LUCENE-4856: If there are no matches for a given field, return the first maxPassages sentences

git-svn-id: https://svn.apache.org/repos/asf/lucene/dev/trunk@1458865 13f79535-47bb-0310-9956-ffa450edef68
2013-03-20 15:02:05 +00:00 · 2013-03-20 15:02:05 +00:00 · 0e7f97b261
parent e33b01bc50
commit 0e7f97b261
3 changed files with 256 additions and 11 deletions
--- a/lucene/CHANGES.txt
+++ b/lucene/CHANGES.txt
@ -110,6 +110,9 @@ New Features
  takes int[] docIDs instead of TopDocs.  (Robert Muir, Mike
  McCandless)

+* LUCENE-4856: If there are no matches for a given field, return the
+  first maxPassages sentences (Robert Muir, Mike McCandless)
+
 API Changes

 * LUCENE-4844: removed TaxonomyReader.getParent(), you should use
--- a/lucene/highlighter/src/java/org/apache/lucene/search/postingshighlight/PostingsHighlighter.java
+++ b/lucene/highlighter/src/java/org/apache/lucene/search/postingshighlight/PostingsHighlighter.java
@ -19,6 +19,7 @@ package org.apache.lucene.search.postingshighlight;

 import java.io.IOException;
 import java.text.BreakIterator;
+import java.util.ArrayList;
 import java.util.Arrays;
 import java.util.Comparator;
 import java.util.HashMap;
@ -32,6 +33,7 @@ import java.util.TreeSet;
 import org.apache.lucene.index.AtomicReader;
 import org.apache.lucene.index.AtomicReaderContext;
 import org.apache.lucene.index.DocsAndPositionsEnum;
+import org.apache.lucene.index.FieldInfo.IndexOptions;
 import org.apache.lucene.index.FieldInfo;
 import org.apache.lucene.index.IndexReader;
 import org.apache.lucene.index.IndexReaderContext;
@ -41,7 +43,6 @@ import org.apache.lucene.index.StoredFieldVisitor;
 import org.apache.lucene.index.Term;
 import org.apache.lucene.index.Terms;
 import org.apache.lucene.index.TermsEnum;
-import org.apache.lucene.index.FieldInfo.IndexOptions;
 import org.apache.lucene.search.IndexSearcher;
 import org.apache.lucene.search.Query;
 import org.apache.lucene.search.ScoreDoc;
@ -142,7 +143,7 @@ public class PostingsHighlighter {
    this.scorer = scorer;
    this.formatter = formatter;
  }
-  
+
  /**
   * Highlights the top passages from a single field.
   * 
@ -152,7 +153,8 @@ public class PostingsHighlighter {
   * @param searcher searcher that was previously used to execute the query.

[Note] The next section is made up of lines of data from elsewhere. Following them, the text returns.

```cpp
struct Builder {
  cc_yolo* Y; Plan* P; const Arch& a; const PlanSwitches sw;
  Builder(cc_yolo* y, Plan* p) : Y(y), P(p), a(*y->arch) {}

  int cur_lane = 0;
  struct Lane {
    Builder& b; int saved;
    Lane(Builder& b_, int l) : b(b_), saved(b_.cur_lane) {
      const int m = b.sw.lanes;
      if (l == 1 ? (m & 1) : (m & 6)) b.cur_lane = (l > 2 && (m & 4)) ? 2 : l;
    }
    ~Lane() { b.cur_lane = saved; }
  };
  static Op::Access rd(View v) { return Op::Access{v.buf, v.coff, v.C, false}; }
  static Op::Access wr(View v) { return Op::Access{v.buf, v.coff, v.C, true}; }
  void push(Op& op, std::vector<Op::Access> acc) { op.lane = cur_lane; op.acc = std::move(acc); P->ops.push_back(op); }

  int new_buf(int H, int W, int C, bool f32 = false) {
    Buf b{H, W, C, f32, P->arena_bytes};
    size_t bytes = (size_t)P->B * H * W * C * (f32 ? 4 : dtype_size(Y->dtype));
    P->arena_bytes += (bytes + 255) & ~(size_t)255;
    P->bufs.push_back(b);
    return (int)P->bufs.size() - 1;
  }
  View whole(int buf) { return View{buf, 0, P->bufs[buf].C}; }
  static View slice(View v, int c0, int C) { return View{v.buf, v.coff + c0, C}; }

  static int block_of(const std::string& name) {
    const size_t at = name.find("model.list.");
    CC_CHECK(at == 0 && isdigit((unsigned char)name[11]), "conv parameter outside model.list.<block>: " + name);
    return atoi(name.c_str() + 11);
  }
  const PackedConv& pconv(const std::vector<std::string>& names, const std::vector<int>& groups, int cin_pad = 0) {
    std::string key;
    for (auto& n : names) key += n + "+";
    auto it = Y->packed.find(key);
    if (it != Y->packed.end()) return it->second;
    std::vector<const HostTensor*> ws, bs;
    for (auto& n : names) {
      auto w = Y->host.find(n + ".weight");
      CC_CHECK(w != Y->host.end(), "missing parameter " + n + ".weight");
      auto b = Y->host.find(n + ".bias");
      CC_CHECK(b != Y->host.end(), "missing parameter " + n + ".bias");
      ws.push_back(&w->second); bs.push_back(&b->second);
    }
    const int blk = block_of(names[0]);
    const bool k1 = ws[0]->shape.size() == 4 && ws[0]->shape[2] == 1;
// ... 151 lines not shown

  View elan1(const std::string& p, View in, int hid, int cout) {
    const int H = P->bufs[in.buf].H, W = P->bufs[in.buf].W;
    const int cat = new_buf(H, W, 2 * hid), o = new_buf(H, W, cout);
    conv({{in, 0}}, pconv({p + ".cv1.conv"}, {1}), slice(whole(cat), 0, hid), 1, 1);
    conv({{slice(whole(cat), hid / 2, hid / 2), 0}}, pconv({p + ".cv2.conv"}, {1}), slice(whole(cat), hid, hid / 2), 1, 1);
    conv({{slice(whole(cat), hid, hid / 2), 0}}, pconv({p + ".cv3.conv"}, {1}), slice(whole(cat), hid + hid / 2, hid / 2), 1, 1);
    conv({{whole(cat), 0}}, pconv({p + ".cv4.conv"}, {1}), whole(o), 1, 1);
    return whole(o);
  }

  bool fuse_adown(View in) const {
    if (!sw.fuse_adown || Y->wsplit) return false;
    return Y->dtype != F32 && in.C % 64 == 0 && in.coff % 8 == 0 && P->bufs[in.buf].C % 8 == 0;
  }
  View down(const std::string& p, View in, int cout) {
    const int H = P->bufs[in.buf].H, W = P->bufs[in.buf].W, C = in.C;
    const int Ho = (H - 1 + 2 - 3) / 2 + 1, Wo = (W - 1 + 2 - 3) / 2 + 1;
    const int o = new_buf(Ho, Wo, cout);
    if (a.adown) {
      CC_CHECK(C == cout, "ADown keeps the channel count");
      {
        Lane lane(*this, 1);
        const int mp = new_buf(Ho, Wo, C / 2);
        const int E = Y->dtype == F32 ? 4 : 8;
        if ((C / 2) % E == 0 && in.coff % E == 0 && P->bufs[in.buf].C % E == 0) {
          pool(slice(in, C / 2, C / 2), whole(mp), 3, 2, 1, 2);
        } else {
          const int avg2 = new_buf(H - 1, W - 1, C / 2);
          pool(slice(in, C / 2, C / 2), whole(avg2), 2, 1, 0, 0);
          pool(whole(avg2), whole(mp), 3, 2, 1, 1);
        }
        conv({{whole(mp), 0}}, pconv({p + ".cv2.conv"}, {1}), slice(whole(o), C / 2, C / 2), 1, 1);
      }
      if (fuse_adown(slice(in, 0, C / 2))) {
        conv({{slice(in, 0, C / 2), -1}}, pconv({p + ".cv1.conv"}, {1}), slice(whole(o), 0, C / 2), 2, 1);
      } else {
        const int avg = new_buf(H - 1, W - 1, C / 2);
        pool(slice(in, 0, C / 2), whole(avg), 2, 1, 0, 0);
        conv({{whole(avg), 0}}, pconv({p + ".cv1.conv"}, {1}), slice(whole(o), 0, C / 2), 2, 1);
      }
    } else {
      const int avg = new_buf(H - 1, W - 1, C);
      pool(in, whole(avg), 2, 1, 0, 0);
      conv({{whole(avg), 0}}, pconv({p + ".cv1.conv"}, {1}), whole(o), 2, 1);
    }
    return whole(o);
  }

  View sppelan(const std::string& p, View in, int hid, int cout) {
    const int H = P->bufs[in.buf].H, W = P->bufs[in.buf].W;
    const int cat = new_buf(H, W, 4 * hid), o = new_buf(H, W, cout);
    conv({{in, 0}}, pconv({p + ".cv1.conv"}, {1}), slice(whole(cat), 0, hid), 1, 1);
    for (int i = 0; i < 3; ++i) pool(slice(whole(cat), i * hid, hid), slice(whole(cat), (i + 1) * hid, hid), 5, 1, 2, 1);
    conv({{whole(cat), 0}}, pconv({p + ".cv5.conv"}, {1}), whole(o), 1, 1);
    return whole(o);
  }

  View cblinear(const std::string& p, View in) {
    const PackedConv& pc = pconv({p + ".conv"}, {1});
    const int o = new_buf(P->bufs[in.buf].H, P->bufs[in.buf].W, pc.cout);
    conv({{in, 0}}, pc, whole(o), 1, 0);
    return whole(o);
  }
  View cbfuse(const std::vector<View>& parts, View last) {
    const Buf& lb = P->bufs[last.buf];
    const int o = new_buf(lb.H, lb.W, last.C);
    Op op{}; op.kind = Fuse; FuseP& f = op.fuse;
    f.n = (int)parts.size() + 1; CC_CHECK(f.n <= 6, "CBFuse: too many inputs");
    for (int k = 0; k < f.n; ++k) {
      const View& v = k + 1 < f.n ? parts[k] : last;
      const Buf& b = P->bufs[v.buf];
      CC_CHECK(v.C == last.C && lb.H % b.H == 0, "CBFuse input mismatch");
      int sh = 0; while ((b.H << sh) < lb.H) ++sh;
      CC_CHECK((b.H << sh) == lb.H && (b.W << sh) == lb.W, "CBFuse scale must be a power of two");
      f.in[k] = (const void*)(intptr_t)v.buf; f.H[k] = b.H; f.W[k] = b.W; f.cstride[k] = b.C; f.coff[k] = v.coff; f.shift[k] = sh;
    }
    f.out = (void*)(intptr_t)o; f.out_cstride = last.C; f.out_coff = 0; f.B = P->B; f.Ho = lb.H; f.Wo = lb.W; f.C = last.C;
    std::vector<Op::Access> acc{wr(whole(o)), rd(last)};
    for (const View& v : parts) acc.push_back(rd(v));
    push(op, std::move(acc));
    return whole(o);
  }

  bool fuse_head_tail() const {
    return sw.fuse_head && head_tail_supported(Y->dtype, a.cls_hidden, Y->wsplit);
  }
  Op head_dec{}, head_tail{};
  std::vector<Op::Access> head_acc;
  int head_levels = 0;
  void head_level(const std::string& H22, int l, View feat) {
    Lane lane(*this, 2 + l);
    const bool fused = fuse_head_tail();
    if (head_levels++ == 0) { head_dec = Op{}; head_dec.kind = Decode; head_tail = Op{}; head_tail.kind = HeadTail; head_acc.clear(); P->A = 0; }
    const std::string hb = H22 + "cv2.list." + std::to_string(l) + ".list.", hc = H22 + "cv3.list." + std::to_string(l) + ".list.";
    const int H = P->bufs[feat.buf].H, W = P->bufs[feat.buf].W, ch = a.cls_hidden;
    const int hbuf = new_buf(H, W, 64 + ch), bxb = new_buf(H, W, 64), clb = new_buf(H, W, ch);
    if (sw.head_split && Y->dtype != F32 && ch % 256 == 0) {
      conv({{feat, 0}}, pconv({hb + "0.conv"}, {1}), slice(whole(hbuf), 0, 64), 1, 1);
      conv({{feat, 0}}, pconv({hc + "0.conv"}, {1}), slice(whole(hbuf), 64, ch), 1, 1);
    } else
    conv({{feat, 0}}, pconv({hb + "0.conv", hc + "0.conv"}, {1, 1}), whole(hbuf), 1, 1);
    conv({{slice(whole(hbuf), 0, 64), 0}}, pconv({hb + "1.conv"}, {4}), whole(bxb), 1, 1);
    conv({{slice(whole(hbuf), 64, ch), 0}}, pconv({hc + "1.conv"}, {1}), whole(clb), 1, 1);
    const PackedConv &c2 = pconv({hb + "2"}, {4}), &c3 = pconv({hc + "2"}, {1});
    if (fused) {
      CC_CHECK(c2.cin == 64 && c2.cout == 64 && c2.k == 1 && c3.cin == ch && c3.cout == 80 && c3.k == 1, "fused DDetect tail: unexpected conv shapes");
// ... 295 lines not shown
```

clearcam_amd/csrc/yolo_profile.hip:

```cpp
#include <cstring>
#include "yolo_plan.h"

using namespace cc;

static std::string op_kind_name(const Op& op) {
  switch (op.kind) {
    case Conv: return op.conv.s0.shift < 0 ? "conv_avg" : "conv";
    case Pool: return "pool" + std::to_string(op.pool.mode) + "_k" + std::to_string(op.pool.k) + "_s" + std::to_string(op.pool.stride);
    case Decode: return "decode";      case Nms: return "topk_nms";     case Fuse: return "cbfuse";
    case Stem: return "stem_fused";    case Csp: return "csp_fused";    case HeadTail: return "head_tail";
  }
  return "";
}
static int profile_slot(OpKind k) {
  switch (k) {
    case Conv: case Csp: return 0;
    case Pool: case Fuse: return 1;
    case Decode: case HeadTail: return 2;
    case Nms: return 3;
    case Stem: return 4;
  }
  return 0;
}

// ... 91 lines not shown
  double acc[5] = {0, 0, 0, 0, 0}, macs = 0; int nconv = 0;
  std::vector<cc::LaunchNote> notes(n, cc::LaunchNote{"", 0, 1});
  if (getenv("CLEARCAM_PROFILE_CSV")) {
    for (size_t i = 0; i < n; ++i) {
      cc::g_note_launches = true;
      cc::g_launch_note = cc::LaunchNote{"", 0, 1};
      launch_op(h->dtype, P, P->ops[i], s, true);
      notes[i] = cc::g_launch_note;
      cc::g_note_launches = false;
    }
    CC_HIP(hipStreamSynchronize(s));
  }
  for (int it = 0; it < iters; ++it) {
    for (size_t i = 0; i < n; ++i) {
      const Op& op = P->ops[i];
      CC_HIP(hipEventRecord(ev[2 * i], s));
      launch_op(h->dtype, P, op, s, true);
      CC_HIP(hipEventRecord(ev[2 * i + 1], s));
    }
    CC_HIP(hipStreamSynchronize(s));
    for (size_t i = 0; i < n; ++i) {
      float t = 0; CC_HIP(hipEventElapsedTime(&t, ev[2 * i], ev[2 * i + 1]));
      acc[profile_slot(P->ops[i].kind)] += t;
    }
  }
  for (const Op& op : P->ops) if (op.kind == Conv || op.kind == Csp) { macs += op.alg_macs; ++nconv; }
  if (const char* path = getenv("CLEARCAM_PROFILE_CSV")) {
    FILE* f = fopen(path, "w");
    if (f) {
      fprintf(f, "op,kind,ms,M,Cout,Ktot,ks,stride,Cin,alg_gmac,tflops,gbytes_min,gbs,weight_planes,kernel,tiles,slots,rounds,last_round_fill,bound,roof_ms\n");
      auto tail = [&](size_t i, double macs, double bytes) {
        const cc::LaunchNote& ln = notes[i];
        const long rounds = ln.tiles ? (ln.tiles + ln.slots - 1) / ln.slots : 0;
        const double fill = rounds ? (double)(ln.tiles - (rounds - 1) * ln.slots) / (double)ln.slots : 0.0;
        const double tm = 2 * macs / 2.5e15 * 1e3, tb = bytes / 8e12 * 1e3;
        fprintf(f, ",%s,%ld,%ld,%ld,%.3f,%s,%.4f\n", ln.kernel, ln.tiles, ln.slots, rounds, fill, tm > tb ? "mfma" : "hbm", tm > tb ? tm : tb);
      };
      for (size_t i = 0; i < n; ++i) {
        const Op& op = P->ops[i];
        float t = 0; hipEventElapsedTime(&t, ev[2 * i], ev[2 * i + 1]);
        const std::string kind = op_kind_name(op);
        if (op.kind == Conv) {
          const ConvP& c = op.conv; const double M = (double)c.B * c.Ho * c.Wo;
          const double es = dtype_size(h->dtype);
          const bool avg = c.s0.shift < 0;
          const double in0 = avg ? (double)(c.Hin + 1) * (c.Win + 1) : (double)(c.Hin >> c.s0.shift) * (c.Win >> c.s0.shift);
          const double bytes = (double)c.B * in0 * c.s0.C * es + (double)c.B * (c.Hin >> c.s1.shift) * (c.Win >> c.s1.shift) * c.s1.C * es
                             + M * c.Cout * (c.out_f32 ? 4 : es) + (c.res ? M * c.Cout * es : 0) + (double)c.Cout * c.Ktot * es;
          fprintf(f, "%zu,%s,%.4f,%.0f,%d,%d,%d,%d,%d,%.4f,%.1f,%.4f,%.0f,%d", i, kind.c_str(), t, M, c.Cout, c.Ktot, c.ks, c.stride, c.Cin,
                  op.alg_macs / 1e9, 2 * op.alg_macs / (t * 1e-3) / 1e12, bytes / 1e9, bytes / (t * 1e-3) / 1e9, 1 + c.split);
          tail(i, op.alg_macs, bytes);
        } else if (op.kind == Pool) {
          const PoolP& q = op.pool; const double es = dtype_size(h->dtype);
          const double bytes = ((double)q.B * q.H * q.W + (double)q.B * q.Ho * q.Wo) * q.C * es;
          fprintf(f, "%zu,%s,%.4f,%.0f,%d,0,%d,%d,%d,0,0,%.4f,%.0f,0", i, kind.c_str(), t, (double)q.B * q.Ho * q.Wo, q.C, q.k, q.stride, q.C,
                  bytes / 1e9, bytes / (t * 1e-3) / 1e9);
          tail(i, 0.0, bytes);
        } else if (op.kind == Stem) {
          const StemP& q = op.stem; const double M = (double)q.pre.B * q.Ho * q.Wo, es = dtype_size(h->dtype);
          const double bytes = (double)q.pre.B * q.pre.H * q.pre.W * 3 * (q.pre.frame_f32 ? 4 : 1) + M * q.Cout * es;
          fprintf(f, "%zu,%s,%.4f,%.0f,%d,27,3,2,3,%.4f,%.1f,%.4f,%.0f,%d", i, kind.c_str(), t, M, q.Cout, op.alg_macs / 1e9, 2 * op.alg_macs / (t * 1e-3) / 1e12,
                  bytes / 1e9, bytes / (t * 1e-3) / 1e9, q.w_lo ? 2 : 1);
          tail(i, op.alg_macs, bytes);
        } else if (op.kind == Csp) {
          const CspP& q = op.csp; const double M = (double)q.B * q.H * q.W, es = dtype_size(h->dtype);
          const double bytes = M * 4 * q.hid * es + (double)(8 + 18) * q.hid * q.hid * es;
          fprintf(f, "%zu,%s,%.4f,%.0f,%d,%d,3,1,%d,%.4f,%.1f,%.4f,%.0f,%d", i, kind.c_str(), t, M, 2 * q.hid, (8 + 18) * q.hid, 2 * q.hid, op.alg_macs / 1e9,
                  2 * op.alg_macs / (t * 1e-3) / 1e12, bytes / 1e9, bytes / (t * 1e-3) / 1e9, q.split ? 2 : 1);
          tail(i, op.alg_macs, bytes);
        } else fprintf(f, "%zu,%s,%.4f,0,0,0,0,0,0,0,0,0,0,0,,0,0,0,0,,0\n", i, kind.c_str(), t);
      }
      fclose(f);
    }
  }
  for (auto& e : ev) hipEventDestroy(e);
  for (int k = 0; k < 5; ++k) ms[k] = (float)(acc[k] / iters);
  if (alg_macs_per_step) *alg_macs_per_step = macs;
  if (n_conv_launches) *n_conv_launches = nconv;
  CC_API_END
}
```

   * @param topDocs TopDocs containing the summary result documents to highlight.
   * @return Array of formatted snippets corresponding to the documents in <code>topDocs</code>. 
-   *         If no highlights were found for a document, its value is <code>null</code>.

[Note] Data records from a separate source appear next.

#define ER_STAGE 24576u
template <bool FOURBIT, u32 ER_LANES, u32 WGT>
__global__ __launch_bounds__(WGT) void k_emit_fastq_records(EmitP P, u8 *out)
{
    constexpr u32 ER_READS = WGT / ER_LANES, STAGE = ER_STAGE / (256u / WGT);
    __shared__ __attribute__((aligned(16))) u8 stage[STAGE + 32];
    const u32 g = threadIdx.x & (ER_LANES - 1);
    const u64 r0 = (u64)blockIdx.x * ER_READS, r = r0 + threadIdx.x / ER_LANES;
    const u64 rend = r0 + ER_READS < P.N ? r0 + ER_READS : P.N;
    const u64 wbase = P.rec_out[r0], wspan = P.rec_out[rend] - wbase;
    const bool in_lds = wspan <= STAGE;
    if (r < P.N) {
        const u64 len = P.rec_len[r], base = P.rec_base[r];
        const u32 hl = P.hdr_len[r];
        u8 *o = in_lds ? stage + (P.rec_out[r] - wbase) : out + P.rec_out[r];
        u64 ids0 = 0, idl = 0, nm0 = 0, nml = 0;
        if (P.has_ids) { ids0 = r ? P.idz[r - 1] + 1 : 0; idl = P.idz[r] - ids0; }
        if (P.has_names) { nm0 = r ? P.nmz[r - 1] + 1 : 0; nml = P.nmz[r] - nm0; }
        if (g == 0) { o[0] = P.hdr_char; o[hl - 1] = '\n'; }
        if (P.has_ids) {
            group_copy<ER_LANES>(o + 1, P.ids + ids0, idl, g);
            if (P.has_names && nml) { if (g == 0) o[1 + idl] = P.sep; group_copy<ER_LANES>(o + 2 + idl, P.names + nm0, nml, g); }
        } else group_copy<ER_LANES>(o + 1, P.names + nm0, nml, g);
        u8 *os = o + hl;
        for (u64 i = (u64)g * 16; i < len; i += 16 * ER_LANES) {
            u64 lo, hi; bases16<FOURBIT>(P, base + i, lo, hi);
            store_upto16(os + i, lo, hi, len - i < 16 ? (u32)(len - i) : 16u);
        }
        if (g == 0) { os[len] = '\n'; os[len + 1] = '+'; os[len + 2] = '\n'; os[2 * len + 3] = '\n'; }
        group_copy<ER_LANES>(os + len + 3, P.qual + base, len, g);
    }
    if (!in_lds) return;
    __syncthreads();
    u8 *dst = out + wbase; const u32 n = (u32)wspan;
    u32 head = (u32)((16 - ((uintptr_t)dst & 15)) & 15); if (head > n) head = n;
    if (threadIdx.x < head) dst[threadIdx.x] = stage[threadIdx.x];
    u32 words = (n - head) >> 4;
    for (u32 w = threadIdx.x; w < words; w += WGT) {
        u64 a, b2; __builtin_memcpy(&a, stage + head + 16 * w, 8); __builtin_memcpy(&b2, stage + head + 16 * w + 8, 8);
        uint4 v; v.x = (u32)a; v.y = (u32)(a >> 32); v.z = (u32)b2; v.w = (u32)(b2 >> 32);
        st_text16(dst + head + 16 * w, v, P.nt_store);
    }
    for (u32 k = head + 16 * words + threadIdx.x; k < n; k += WGT) dst[k] = stage[k];
}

+   *         If no highlights were found for a document, the
+   *         first sentence for the field will be returned.
   * @throws IOException if an I/O error occurred during processing
   * @throws IllegalArgumentException if <code>field</code> was indexed without 
   *         {@link IndexOptions#DOCS_AND_FREQS_AND_POSITIONS_AND_OFFSETS}
@ -172,7 +174,9 @@ public class PostingsHighlighter {
   * @param maxPassages The maximum number of top-N ranked passages used to 
   *        form the highlighted snippets.

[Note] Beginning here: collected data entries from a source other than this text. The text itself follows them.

constexpr int MAX_SEGS = 256;
constexpr int MAX_WORLD = 64;
inline int64_t pad_rows(int64_t n) { return n <= KT ? KT : (n + KT - 1) / KT * KT; }
inline void segment_rows(int64_t n_pad, int& segs, int& seg_rows) {
    const int64_t stages = n_pad / KT;
    int64_t s = stages / 4 < 1 ? 1 : (stages / 4 > MAX_SEGS ? MAX_SEGS : stages / 4);
    const int64_t per = (stages + s - 1) / s;
    s = (stages + per - 1) / per;
    segs = (int)s; seg_rows = (int)(per * KT);
}
struct RowShard {
    int64_t n_global = 0;
    int64_t row_begin = 0;
    int64_t n_local = 0;
    int segs = 1, seg_rows = KT;
    int leaf_lo = 0, leaf_hi = 1;
    int leaf_span = MAX_SEGS;
};
inline RowShard row_shard(int64_t n_global, int rank, int world) {
    RowShard r;
    r.n_global = n_global;
    const int64_t n_pad = pad_rows(n_global);
    segment_rows(n_pad, r.segs, r.seg_rows);
    r.leaf_span = MAX_SEGS / world;
    r.leaf_lo = rank * r.leaf_span < r.segs ? rank * r.leaf_span : r.segs;
    r.leaf_hi = (rank + 1) * r.leaf_span < r.segs ? (rank + 1) * r.leaf_span : r.segs;
    const int64_t lo = (int64_t)r.leaf_lo * r.seg_rows, hi = (int64_t)r.leaf_hi * r.seg_rows;
    r.row_begin = lo < n_global ? lo : n_global;
    const int64_t row_end = hi < n_global ? hi : n_global;
    r.n_local = row_end - r.row_begin;
    return r;
}

struct GroupData {
    int64_t n = 0;
    int64_t n_pad = 0;
    RowShard shard;
    double* X = nullptr;
    double* w = nullptr;
    double* Xs = nullptr;
    uint32_t* src = nullptr;
    double* y_raw = nullptr;
    double* hk_Z = nullptr; uint8_t* hk_sel = nullptr; double* hk_Xm = nullptr;
    uint32_t* uid = nullptr;
    const double* gram_operand() const { return Xs ? Xs : X; }
};

struct CountsArgs {
    void* C; int count_bytes; int64_t n; int64_t n_pad; int panels;
    int64_t n_global = 0;
    int64_t row_begin = 0;
    int64_t slots;
    int first_slot;
    int64_t rep0;
    int group; uint64_t seed;
};
void counts_clear(const CountsArgs& a, cudaStream_t st);
void counts_from_indices(const CountsArgs& a, const uint32_t* d_idx, int* d_overflow, cudaStream_t st);
size_t counts_lut_bytes();
void counts_philox_body_launch(const CountsArgs& a, long long* d_colsum, unsigned char* d_lut, cudaStream_t st);
void counts_philox_fixup_launch(const CountsArgs& a, const long long* d_colsum, int* d_flags, cudaStream_t st);

struct BayesArgs {
    float* C; int64_t n, n_pad; int panels;
    int64_t n_global, row_begin;
    int64_t slots; int first_slot; int64_t rep0;
    int group; uint64_t seed;
    int segs, seg_rows;
    const float* wt;
    double* part;
    int* flags = nullptr;
};
void bayes_weights_launch(const BayesArgs& a, cudaStream_t st);

void cluster_gather_launch(const int32_t* d_codes_frame, const uint32_t* src, int64_t n, int32_t n_codes, uint32_t* uid,
                           uint8_t* present, int* d_flags, cudaStream_t st);
void cluster_scan_launch(const uint8_t* present, int32_t n_codes, uint32_t* unit, long long* d_units, cudaStream_t st);
void cluster_remap_launch(uint32_t* uid, int64_t n, const uint32_t* unit, cudaStream_t st);
struct ExpandArgs {
    void* C; const void* U; const uint32_t* uid; int count_bytes;
    int64_t n, n_pad, u_pad; int panels; int64_t slots;
    long long* rows;
};
void counts_expand_launch(const ExpandArgs& a, cudaStream_t st);

constexpr int BQ = 32;
struct GramColumns {
    int Pc = 0;
    int nfull = 0, tail_q = 0;
    int ntiles = 0;
    std::vector<uint16_t> pairs;
    std::vector<int32_t> colmap;
};
GramColumns gram_columns(int K, int T, int n_cont, const std::vector<int>& cat_levels);
GramColumns gram_outcome_columns(int K, int T);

   * @return Array of formatted snippets corresponding to the documents in <code>topDocs</code>. 
-   *         If no highlights were found for a document, its value is <code>null</code>.
+   *         If no highlights were found for a document, the
+   *         first {@code maxPassages} sentences from the
+   *         field will be returned.
   * @throws IOException if an I/O error occurred during processing
   * @throws IllegalArgumentException if <code>field</code> was indexed without 
   *         {@link IndexOptions#DOCS_AND_FREQS_AND_POSITIONS_AND_OFFSETS}
@ -201,7 +205,8 @@ public class PostingsHighlighter {
   * @param topDocs TopDocs containing the summary result documents to highlight.
   * @return Map keyed on field name, containing the array of formatted snippets 
   *         corresponding to the documents in <code>topDocs</code>. 
-   *         If no highlights were found for a document, its value is <code>null</code>.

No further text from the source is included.